パニック障害が挫く患者の心
パニック障害が挫く患者の心
恐怖や不安によって強烈なパニックに陥ってしまうパニック発作、パニック発作が起こるのではないかという予期不安、パニック発作が起きた場所に行きたくない、あるいは助けが得られない場所へ行きたくないという広場恐怖、パニック発作が緩やかな形で慢性化する残遺(ざんい)症状―――こうしたパニック症状の側面は、患者の心を挫きます。
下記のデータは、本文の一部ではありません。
// ... 199 lines not shown
    lo[k] = __builtin_amdgcn_perm(as_u32(dy), as_u32(dx), 0x05040100u);
    hi[k] = __builtin_amdgcn_perm(as_u32(dy), as_u32(dx), 0x07060302u);
  }
  const uint32_t rv = valid ? ~0u : 0u;
#define MAG2(x) __builtin_amdgcn_sdot2(as_s2(x), as_s2(x), 0, false)
  m.v0 = MAG2(lo[0]) & (int)(cm_left & rv);
  m.v1 = MAG2(hi[0]) & (int)rv;
  m.v2 = MAG2(lo[1]) & (int)rv;
  m.v3 = MAG2(hi[1]) & (int)rv;
  m.v4 = MAG2(lo[2]) & (int)rv;
  m.v5 = MAG2(hi[2]) & (int)(cm_right & rv);
#undef MAG2
  dxy.v0 = hi[0]; dxy.v1 = lo[1]; dxy.v2 = hi[1]; dxy.v3 = lo[2];
}
__device__ __forceinline__ void nms_row4(const MRow4& A, const MRow4& B, const MRow4& C, const DRow4& d, int low, int high,
                                         uint32_t* cand, uint32_t* strong) {
  uint32_t cb = 0, sb = 0;
  nms_px(0, A.v0, A.v1, A.v2, B.v0, B.v1, B.v2, C.v0, C.v1, C.v2, d.v0, low, high, cb, sb);
  nms_px(1, A.v1, A.v2, A.v3, B.v1, B.v2, B.v3, C.v1, C.v2, C.v3, d.v1, low, high, cb, sb);
  nms_px(2, A.v2, A.v3, A.v4, B.v2, B.v3, B.v4, C.v2, C.v3, C.v4, d.v2, low, high, cb, sb);
  nms_px(3, A.v3, A.v4, A.v5, B.v3, B.v4, B.v5, C.v3, C.v4, C.v5, d.v3, low, high, cb, sb);
  *cand = cb;
  *strong = sb;
}
__global__ void __launch_bounds__(256) k_canny_nms4(PyrGeom g, FramePlanes pl) {
  BUILD_PRIO();
  const int f = g.frame0 + blockIdx.z;
  if (blockIdx.x == 0 && threadIdx.x < REVO_L) {
    pl.need_full[f * REVO_L + threadIdx.x] = 0;
    pl.hist_nz[f * REVO_L + threadIdx.x] = 0;
  }
  const int l = level_of(g, blockIdx.x, &LevelGeom::nms_block_base);
  const LevelGeom& lv = g.lv[l];
  const int w = lv.w, h = lv.h;
  const int rt = 8 * lv.wpr;
  const int t = (blockIdx.x - lv.nms_block_base) * 256 + threadIdx.x;
  const int yb = t / rt, xg = t - yb * rt;
  const int y0 = yb * NMS_R;
  if (y0 >= h) return;
  const int x = xg * 4;
  const bool active = x < w;
  const uint8_t* gray = pl.gray[l] + (size_t)f * lv.npix;
  const bool has_prev = x > 0, has_next = x + 4 < w;
  const int xo = active ? x : 0;
  const int o_prev = (active && has_prev) ? xo - 4 : xo, o_next = (active && has_next) ? xo + 4 : xo;
  const uint32_t cm_left = (active && has_prev) ? ~0u : 0u, cm_right = (active && has_next) ? ~0u : 0u;
  struct Raw { uint32_t prev, m0, next; };
  auto load_raw = [&](int r) -> Raw {
    const int rr = clampi(r, 0, h - 1);
    const uint8_t* row = gray + (size_t)rr * w;
    Raw q;
    q.m0 = *reinterpret_cast<const uint32_t*>(row + xo);
    q.prev = *reinterpret_cast<const uint32_t*>(row + o_prev);
    q.next = *reinterpret_cast<const uint32_t*>(row + o_next);
    return q;
  };
  auto make_hrow = [&](Raw q) -> HRow4 {
    if (!has_prev) q.prev = (q.m0 & 0xffu) * 0x01010101u;
    if (!has_next) q.next = (q.m0 >> 24) * 0x01010101u;
    return hrow4(q.prev, q.m0, q.next);
  };
  HRow4 H0, H1, H2;
  MRow4 M0, M1, M2;
  DRow4 D0, D1, D2;
  {
    const Raw r0 = load_raw(y0 - 2), r1 = load_raw(y0 - 1), r2 = load_raw(y0), r3 = load_raw(y0 + 1);
    H0 = make_hrow(r0); H1 = make_hrow(r1); H2 = make_hrow(r2);
    mag_row4(H0, H1, H2, cm_left, cm_right, active && y0 - 1 >= 0, M0, D0);
    H0 = make_hrow(r3);
  }
  Raw ahead = load_raw(y0 + 2);
  mag_row4(H1, H2, H0, cm_left, cm_right, active, M1, D1);
  uint2* out = pl.cs[l] + ((size_t)f * h + y0) * lv.wpr + (xg >> 3);
  const int sh = 4 * (threadIdx.x & 7);
  auto emit = [&](int i, uint32_t cb, uint32_t sb) {
    uint32_t cw = cb << sh, sw = sb << sh;
    cw |= (uint32_t)__builtin_amdgcn_update_dpp(0, (int)cw, 0xB1, 0xf, 0xf, true);
    sw |= (uint32_t)__builtin_amdgcn_update_dpp(0, (int)sw, 0xB1, 0xf, 0xf, true);
    cw |= (uint32_t)__builtin_amdgcn_update_dpp(0, (int)cw, 0x4E, 0xf, 0xf, true);
    sw |= (uint32_t)__builtin_amdgcn_update_dpp(0, (int)sw, 0x4E, 0xf, 0xf, true);
    cw |= (uint32_t)__builtin_amdgcn_update_dpp(0, (int)cw, 0x141, 0xf, 0xf, true);
    sw |= (uint32_t)__builtin_amdgcn_update_dpp(0, (int)sw, 0x141, 0xf, 0xf, true);
    if ((threadIdx.x & 7) == 0 && y0 + i < h) out[(size_t)i * lv.wpr] = make_uint2(cw, sw);
  };
#define NMS_STEP4(i, Ha, Hb, Hc, Ma, Mb, Mc, Db, Dc)                                  \
  {                                                                                   \
    Hc = make_hrow(ahead);                                                            \
    if ((i) < NMS_R - 1) ahead = load_raw(y0 + (i) + 3);                              \
    mag_row4(Ha, Hb, Hc, cm_left, cm_right, active && y0 + (i) + 1 < h, Mc, Dc);      \
    uint32_t cb, sb;                                                                  \
    nms_row4(Ma, Mb, Mc, Db, g.canny_low, g.canny_high, &cb, &sb);                    \
    emit((i), cb, sb);                                                                \
  }
  NMS_STEP4(0, H2, H0, H1, M0, M1, M2, D1, D2)
  NMS_STEP4(1, H0, H1, H2, M1, M2, M0, D2, D0)
  NMS_STEP4(2, H1, H2, H0, M2, M0, M1, D0, D1)
  NMS_STEP4(3, H2, H0, H1, M0, M1, M2, D1, D2)
  NMS_STEP4(4, H0, H1, H2, M1, M2, M0, D2, D0)
  NMS_STEP4(5, H1, H2, H0, M2, M0, M1, D0, D1)
#undef NMS_STEP4
}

想像してほしいのですが、どれだけ健康な人であっても、街中を歩いている時にいきなり後ろから金属バットで頭へゴチンと一発かまされるかもしれない、という可能性があれば、気持ちよく生きていくことは難しいと思います。
ましてや、一度殴られたことがある人であれば、安穏(あんのん)とした気持ちで日々を過ごすことはできなくなるはずです。
パニック発作は、突発的で激しい恐怖を伴う発作です。
他人からバットで殴られるのとは違いますが、突然、わけのわからないものに襲われて身体や命の危険を(実際にあるかどうかは別として)味わうというのは平穏な日常を破壊するのに十分な出来事なのです。
そんな状態で、平然としていられるわけがありません。
パニック発作が繰り返されることによる無力感
急性のパニック発作の繰り返しから、残遺症状として緩やかなパニック症状の慢性化まで、激しさは薄れたとしても不愉快な出来事が生活のなかに根深く組み込まれてしまえば、パニック障害の患者さんは普通に生きていることが苦痛になります。
パニック障害になると性格が変わる人がいます。
毎日毎日嫌な思いをし、不安や恐怖を味わうというストレスフルな生活をしていれば、人格に影響が出るのも仕方がないことです。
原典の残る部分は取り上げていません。